I format it this way because it reflects the logic of the code and I do not want to make it into } else if block.coded { do c } else { do d }. Similarly if I don’t join let a; if foo { do stuff; a = val; } else { a = val2; } into single let a = if foo { ... val } else { val2 }; it’s because I have enough code in that condition that I don’t want to indent it even further (sure, make fun of me because I worked in text mode and still don’t like lines longer than 80-100 characters).

There’s more like “you should implement Default trait for each structure with new() method” and “you should write constants like 0x00_0001” and “enums should not have different prefix in the name, you should consider removing Mode from Mode16k, Mode5_5k and Mode8k” but let’s move to counterproductive suggestions already.

First issue is that rust-clippy interacts with macros quite poorly. For example I have a macros that expands 4-byte array into 32-bit tag and it suggests using u32::from(arr[0]) instead of (arr[0] as u32) but if you do that it will have an error instead of warning because it can’t check types in macro. Also here’s one of the WTFiest examples: I have a macro for filter implementation that takes coefficients as arguments and calculates the value. It has a code -$c1 * $src[$off + 1] and when $c1=-1 you have a warning “about –x is double negation”. Actually I remember that example from Feuer’s C. Puzzle Book. where #define NEG(x) -x NEG(-x) expanded to –x (and thus I put all macro arguments into parentheses) but I expected Rust to handle that correctly (otherwise this WTF goes to linter). In either case -(-1) is what I meant in that case and that’s how it works.

And now the most infuriating example that the tool treats like a warning or an error depending on situation.

As I write video decoders, I have a need to apply a filter or transform on some data. And IMO this form:

    dst[off - 2 * step] = a;
    dst[off - 1 * step] = b;
    dst[off + 0 * step] = c;
    dst[off + 1 * step] = d;

I think this conveys the meaning and looks much better than

    dst[off - 2 * step] = a;
    dst[off - step] = b
    dst[off] = c;
    dst[off + step] = d;

with whatever spaces you insert there (and it’s not possible to use iterators here quite often too). But rust-clippy treats that as a warning if you’re multiplying by one, adding zero or constant multiplied by zero and gives outright error on variable multiplied by zero or an expression like N - N (which happens when you have constant base and one of the offsets equal to it).

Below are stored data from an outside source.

__global__ __launch_bounds__(256) void pack_conv_kernel(PackArgs p) {
  const int l = blockIdx.z, F = p.F;
  const int c0 = blockIdx.x * 32, n0 = blockIdx.y * 32;
  const int tx = threadIdx.x & 31, ty = threadIdx.x >> 5;
  __shared__ float t[3][32][33];
  const float* w = p.w[l];
  for (int r = ty; r < 32; r += 8) {
    const int n = n0 + r;
    for (int e = tx; e < 96; e += 32) {
      const int cl = e / 3, j = e - cl * 3;
      t[j][r][cl] = (n < F && c0 + cl < F) ? w[(long long)n * 3 * F + (long long)(c0 + cl) * 3 + j] : 0.f;
    }
  }
  __syncthreads();
  for (int r = ty; r < 32; r += 8) {
    const int n = n0 + r, c = c0 + r;
    if (n < F && c0 + tx < F)
#pragma unroll
      for (int j = 0; j < 3; ++j) p.wf[l][(long long)n * 3 * F + j * F + c0 + tx] = t[j][r][tx];
    if (c < F && n0 + tx < F)
#pragma unroll
      for (int j = 0; j < 3; ++j) p.wb[l][(long long)c * 3 * F + j * F + n0 + tx] = t[j][tx][r];
  }
  if (p.wpt[l]) {
    __syncthreads();
    for (int r = ty; r < 32; r += 8) {
      const int o = n0 + r;
      t[0][r][tx] = (o < F && c0 + tx < F) ? p.wpw[l][(long long)o * F + c0 + tx] : 0.f;
    }
    __syncthreads();
    for (int r = ty; r < 32; r += 8) {
      const int c = c0 + r;
      if (c < F && n0 + tx < F) p.wpt[l][(long long)c * F + n0 + tx] = t[0][tx][r];
    }
  }
}

struct MstcnLayout {
  long long rows_pad;
  long long rowsF;
  long long h, z, xh, rs, wbs, wpts, wk1b, wk2b, total_saved;
  long long wf, wk1, wk2, buf0, buf1, buf2, buf3, buf4, buf5, split, split2, colsum, dzall, dhall, dball, csb, bsl,
      total_ws;
};

MstcnLayout mstcn_layout(const fx_mstcn_params* p, int rows) {
  MstcnLayout L{};
  const long long F = p->F;
  const int NL = p->num_layers;
  L.rows_pad = (long long)cdiv(rows, 64) * 64;
  L.rowsF = L.rows_pad * F;
  L.h = 0;
  L.z = L.h + (NL + 1) * L.rowsF;
  L.xh = L.z + NL * L.rowsF;
  L.rs = L.xh + (p->layernorm ? NL * L.rowsF : 0);
  L.wbs = L.rs + (p->layernorm ? (long long)NL * rows : 0);
  const int ng = mstcn_groups(p->ngroup, p->F);
  const bool fl = p->fused_layers && ng == 1;
  const long long wsz = 3 * F * (F / ng);
  L.wpts = L.wbs + NL * wsz;
  L.wk1b = L.wpts + NL * F * F;
  L.wk2b = L.wk1b + (fl ? NL * wsz : 0);
  L.total_saved = L.wk2b + (fl ? NL * F * F : 0);
  L.wf = 0;
  L.wk1 = L.wf + NL * wsz;
  L.wk2 = L.wk1 + (fl ? NL * wsz : 0);
  L.buf0 = L.wk2 + (fl ? NL * F * F : 0);
  L.buf1 = L.buf0 + L.rowsF;
  L.buf2 = L.buf1 + L.rowsF;
  L.buf3 = L.buf2 + L.rowsF;
  L.buf4 = L.buf3 + L.rowsF;
  L.buf5 = L.buf4 + L.rowsF;
  L.split = L.buf5 + L.rowsF;
  long long sp = 0;
  sp = std::max(sp, split_ws(p->F, 3 * p->F + 1, rows));
  sp = std::max(sp, dwdb_ws(rows, p->F, p->F));
  sp = std::max(sp, split_ws(rows, p->F, p->F));
  sp = std::max(sp, dwdb_ws(rows, p->F, p->cout));
  if (p->in_map) sp = std::max(sp, dwdb_ws(rows, p->cin, p->F));
  sp = std::max(sp, split_ws(rows, p->F, p->cout));
  if (p->in_map) sp = std::max(sp, split_ws(rows, p->cin, p->F));
  sp = std::max(sp, layernorm_bwd_ws_floats(rows, p->F));
  if (ng > 1) sp = std::max(sp, gconv_dw_ws_floats(rows, p->F, ng));
  L.split2 = L.split + sp;
  L.colsum = L.split2 + sp;
  long long cs = colsum_workspace_floats(rows, std::max(std::max(p->F, p->cout), p->cin));
  L.dzall = L.colsum + cs;
  L.dhall = L.dzall + NL * L.rowsF;
  L.dball = L.dhall + NL * L.rowsF;
  L.csb = L.dball + (p->dropout > 0.f ? NL * L.rowsF : 0);
  L.bsl = L.csb + (long long)NL * colsum_workspace_floats(rows, p->F);
  const int dsp = defer_split(rows);
  L.total_ws = L.bsl + std::max(split_ws(p->F, p->F + 1, rows, std::max(NL, 1)),
                                dsp > 1 ? (long long)dsp * std::max(NL, 1) * p->F * (3LL * p->F) : 0LL);
  return L;
}

void frag_layer_jobs(std::vector<FragJob>& J, int NL, int F, const float* w1, long long w1_stride,
                     const float* const* w2list, const float* w2, long long w2_stride, float* dst1, float* dst2) {
  for (int l = 0; l < NL; ++l) {
    J.push_back({w1 + (long long)l * w1_stride, dst1 + (long long)l * frl_packed_floats(3 * F), 3 * F, 3 * F});
    J.push_back({w2list ? w2list[l] : w2 + (long long)l * w2_stride, dst2 + (long long)l * frl_packed_floats(F), F, F});
  }
}

int launch_frag_jobs(const std::vector<FragJob>& J, hipStream_t s) {
  for (size_t i = 0; i < J.size(); i += FRAG_JOBS)
    FX_TRY(launch_pack_frag(J.data() + i, (int)std::min<size_t>(FRAG_JOBS, J.size() - i), s));
  return FX_OK;
}

int layer_dilation(const fx_mstcn_params* p, int i) {
  long long d = p->dil0 > 0 ? p->dil0 : 1;
  const int f = p->dil_factor > 0 ? p->dil_factor : 2;
  for (int k = 0; k < i; ++k) d *= f;
  return (int)d;
}

bool mstcn_fused_ok(const fx_mstcn_params* p, const Seqs& q, const float* buf) {
  return p->fused_layers && p->ngroup <= 1 && !p->layernorm && frl_supported(p->F, buf, p->F, p->F) &&
         (!q.off || q.nvid <= 16) && (p->fused_layers == 2 || frl_fills_device(q.rows()));
}

bool mstcn_defer_ok(const fx_mstcn_params* p, const fx_mstcn_grads* g) {
  const int NL = p->num_layers;
  return knobs().mstcn_defer && uniform_stride(g->w_dil, NL) && uniform_stride(g->b_dil, NL) &&
         uniform_stride(g->w_pw, NL) && uniform_stride(g->b_pw, NL);
}

enum class BwdSchedule {
  FusedDeferred,
  GemmDeferred,
  FusedPerLayer,
  PerLayer,
};

struct MstcnBwd {
  const fx_mstcn_params* p;
  const fx_mstcn_grads* g;
  Seqs q;
  MstcnLayout L;
  const float* saved;
  float* ws;
  float* dx;
  long long lddx;
  hipStream_t s;
  SideLane lane;
  float *spl, *spm;
  const float *wk1, *wk2;
  int rows, F, NL, ng;
  bool drop;
  float *Hb[3], *Zb[3];
  const float* h(int i) const { return saved + L.h + i * L.rowsF; }
  const float* z(int i) const { return saved + L.z + i * L.rowsF; }
  float* dZall(int i) const { return ws + L.dzall + i * L.rowsF; }
  float* dHall(int i) const { return ws + L.dhall + i * L.rowsF; }
  float* dBall(int i) const { return drop ? ws + L.dball + i * L.rowsF : dHall(i); }
  int dil(int i) const { return layer_dilation(p, i); }
  int wait_side(int i) const { return i < NL ? lane.wait(i) : FX_OK; }
  int mask_dB(int i) const {
    if (!drop) return FX_OK;
    return launch_dropout(dHall(i), F, rows, F, F, 0, p->dropout, fx_drop_subseed(p->seed, i), dBall(i), F, s);
  }
  int pw_dx(const float* gB, int i, float* dZ) const {
    fx_gemm_desc d = gemm_desc(rows, F, F, op_rows(gB, F), op_rows(saved + L.wpts + (long long)i * F * F, F), dZ, F);
    d.gate = z(i);
    d.ld_gate = F;
    d.split_k = pick_split(rows, F, F);
    d.workspace = spm;
    return launch_gemm(d, s);
  }
  int pw_dw(const float* gB, int i) const {
    return linear_dwdb(gB, F, z(i), F, rows, F, F, g->w_pw[i], g->b_pw[i], 1, spl, lane.side);
  }
  int conv_dw(int i, const float* dZi) const {
    if (ng > 1)
      return launch_gconv_dw(dZi, F, h(i), F, rows, q.T, q.nvid, q.off, F, ng, dil(i), g->w_dil[i], g->b_dil[i], spl,
                             lane.side);
    return per_video(q, [&](int r0, int nr, const Seqs& qv) -> int {
      fx_operand b = conv_operand(h(i) + (long long)r0 * F, F, F, dil(i), 1, qv, true);
      b.ones_col = 3 * F + 1;
      fx_gemm_desc d = gemm_desc(F, 3 * F + 1, nr, op_cols(dZi + (long long)r0 * F, F), b, g->w_dil[i], 3 * F);
      d.c_tap_cin = F;
      d.c_last_col = g->b_dil[i];
      d.beta = 1.f;
      d.split_k = pick_split(F, 3 * F + 1, nr);
      d.workspace = spl;
      return launch_gemm(d, lane.side);
    });
  }
  int conv_dx(int i, const float* dZ, const float* gU, float* out, long long ldo) const {
    prof_begin(0, s);
    if (ng > 1) {
      FX_TRY(launch_gconv(dZ, F, rows, q.T, q.nvid, q.off, F, ng, dil(i), -1,
                          saved + L.wbs + i * gconv_packed_floats(F, ng), nullptr, 0, gU, F, 0, out, ldo, s));
    } else {
      fx_gemm_desc d = gemm_desc(rows, F, 3 * F, conv_operand(dZ, F, F, dil(i), -1, q, false),
                                 op_rows(saved + L.wbs + (long long)i * 3 * F * F, 3 * F), out, ldo);
      d.resid = gU;
      d.ld_resid = F;
      FX_TRY(launch_gemm(d, s));
    }
    prof_end(0, s, 2.0 * rows * F * 3.0 * (F / ng), 4.0 * (3.0 * rows * F + 3.0 * F * (F / ng)));
    return FX_OK;
  }
  int frl_dx(int i, const float* dZi, const float* gU, float* dHi, float* dZn, float* dBn) const {
    return launch_frl(dZi, F, rows, q.T, dil(i), -1, q.off, q.nvid, wk1 + (long long)i * 3 * F * F, nullptr, 0, gU, F,
                      dHi, F, wk2 + (long long)(i - 1) * F * F, nullptr, nullptr, 0, z(i - 1), F, dZn, F, 0.f, 0, s,
                      dBn ? p->dropout : 0.f, dBn ? fx_drop_subseed(p->seed, i - 1) : 0, dBn, dBn ? F : 0);
  }
  int deferred_conv_dx(int i, const float** dH0) const {
    const bool to_dx = i == 0 && !p->in_map && dx;
    if (i == 0) *dH0 = to_dx ? nullptr : Hb[0];
    return conv_dx(i, dZall(i), dHall(i), i > 0 ? dHall(i - 1) : (to_dx ? dx : Hb[0]), to_dx ? lddx : F);
  }
  int batched_dw() const;
};

int MstcnBwd::batched_dw() const {
  const int Kp = (int)L.rows_pad;
// ... 11 lines not shown
    d.c_last_col = g->b_pw[0];
    d.c_last_batch_stride = NL > 1 ? g->b_pw[1] - g->b_pw[0] : 0;
    d.beta = 1.f;
    d.split_k = std::max(pick_split(F, F + 1, rows, NL), defer_split(rows));
    d.workspace = ws + L.bsl;
    FX_TRY(launch_gemm(d, lane.side));
  }
  {
    fx_operand b = conv_operand(h(0), F, F, dil(0), 1, q, true);
    b.batch_stride = L.rowsF;
    fx_operand a = op_cols(dZall(0), F);
    a.batch_stride = L.rowsF;
    fx_gemm_desc d = gemm_desc(F, 3 * F, Kp, a, b, g->w_dil[0], 3 * F);
    d.batch = NL;
    d.c_batch_stride = NL > 1 ? g->w_dil[1] - g->w_dil[0] : 0;
    d.b_dil_growth = p->dil_factor > 0 ? p->dil_factor : 2;
    d.c_tap_cin = F;
    d.beta = 1.f;
    d.split_k = defer_split(rows);
    d.workspace = ws + L.bsl;
    FX_TRY(launch_gemm(d, lane.side));
  }
  return launch_colsum_batched(dZall(0), F, L.rowsF, rows, F, NL, g->b_dil[0], NL > 1 ? g->b_dil[1] - g->b_dil[0] : 0,
                               1, ws + L.csb, lane.side);
}

int bwd_fused_deferred(const MstcnBwd& c, const float** dH0) {
  const int NL = c.NL, F = c.F, rows = c.rows;
  FX_TRY(c.mask_dB(NL - 1));
  FX_TRY(c.pw_dx(c.dBall(NL - 1), NL - 1, c.dZall(NL - 1)));
  if (NL > 1) prof_begin(7, c.s);
  for (int i = NL - 1; i >= 1; --i)
    FX_TRY(c.frl_dx(i, c.dZall(i), c.dHall(i), c.dHall(i - 1), c.dZall(i - 1), c.drop ? c.dBall(i - 1) : nullptr));
  if (NL > 1)
    prof_end(7, c.s, (NL - 1) * 2.0 * rows * F * 4.0 * F, (NL - 1) * 4.0 * (4.0 * rows * F + 4.0 * F * F), NL - 1);
  FX_TRY(c.deferred_conv_dx(0, dH0));
  return c.batched_dw();
}

int bwd_gemm_deferred(const MstcnBwd& c, const float** dH0) {
  for (int i = c.NL - 1; i >= 0; --i) {
    FX_TRY(c.mask_dB(i));
    FX_TRY(c.pw_dx(c.dBall(i), i, c.dZall(i)));
    FX_TRY(c.deferred_conv_dx(i, dH0));
  }
  return c.batched_dw();
}

int bwd_fused_per_layer(const MstcnBwd& c, const float** dH0) {
  const int NL = c.NL, F = c.F, rows = c.rows;
  const int top = NL - 1;
  FX_TRY(c.lane.fork(1));
  FX_TRY(c.pw_dw(c.Hb[0], top));
  FX_TRY(linear_dx(c.Hb[0], F, c.p->w_pw[top], rows, F, F, c.Zb[0], F, 0, c.z(top), F, c.spm, c.s));
  FX_TRY(c.lane.fork(2));
  FX_TRY(c.conv_dw(top, c.Zb[0]));
  FX_TRY(c.lane.done(top));
  for (int i = NL - 1; i >= 0; --i) {
    const float* gU = c.Hb[(NL - 1 - i) % 3];
    const float* dZi = c.Zb[(NL - 1 - i) % 3];
    float* dHi = c.Hb[(NL - i) % 3];
    FX_TRY(c.wait_side(i + 2));
    if (i == 0) {
      FX_TRY(c.conv_dx(0, dZi, gU, dHi, F));
    } else {
      float* dZn = c.Zb[(NL - i) % 3];
      prof_begin(7, c.s);
      FX_TRY(c.frl_dx(i, dZi, gU, dHi, dZn, nullptr));
      prof_end(7, c.s, 2.0 * rows * F * 4.0 * F, 4.0 * (4.0 * rows * F + 4.0 * F * F));
      FX_TRY(c.lane.fork(1));
      FX_TRY(c.pw_dw(dHi, i - 1));
      FX_TRY(c.conv_dw(i - 1, dZn));
      FX_TRY(c.lane.done(i - 1));
    }
    *dH0 = dHi;
  }
  return FX_OK;
}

So my experience with this linter was mostly negative—all those neat things were out-weighted by the sheer amount of useless warnings (and I don’t like to add dozens of #[allow(clippy::useless_warning)] to lib.rs for many modules) and some stuff that would simply break code clarity for no obvious benefit. Overall, it’s a nice tool and though I got something useful from it, it may be a beginner in the language aka ordinary M$ Office user who would benefit the most from it and it will mostly hinder people writing advanced code unless you turn off a lot of warnings and even some errors.

One Response to “NihAV: rust-clippy experience”

  1. Luca Barbato says:

    Some of those should be reported as bug to the clippy devs.

    I’d turn off a good deal of them (and I will do that from its toml file once it is possible).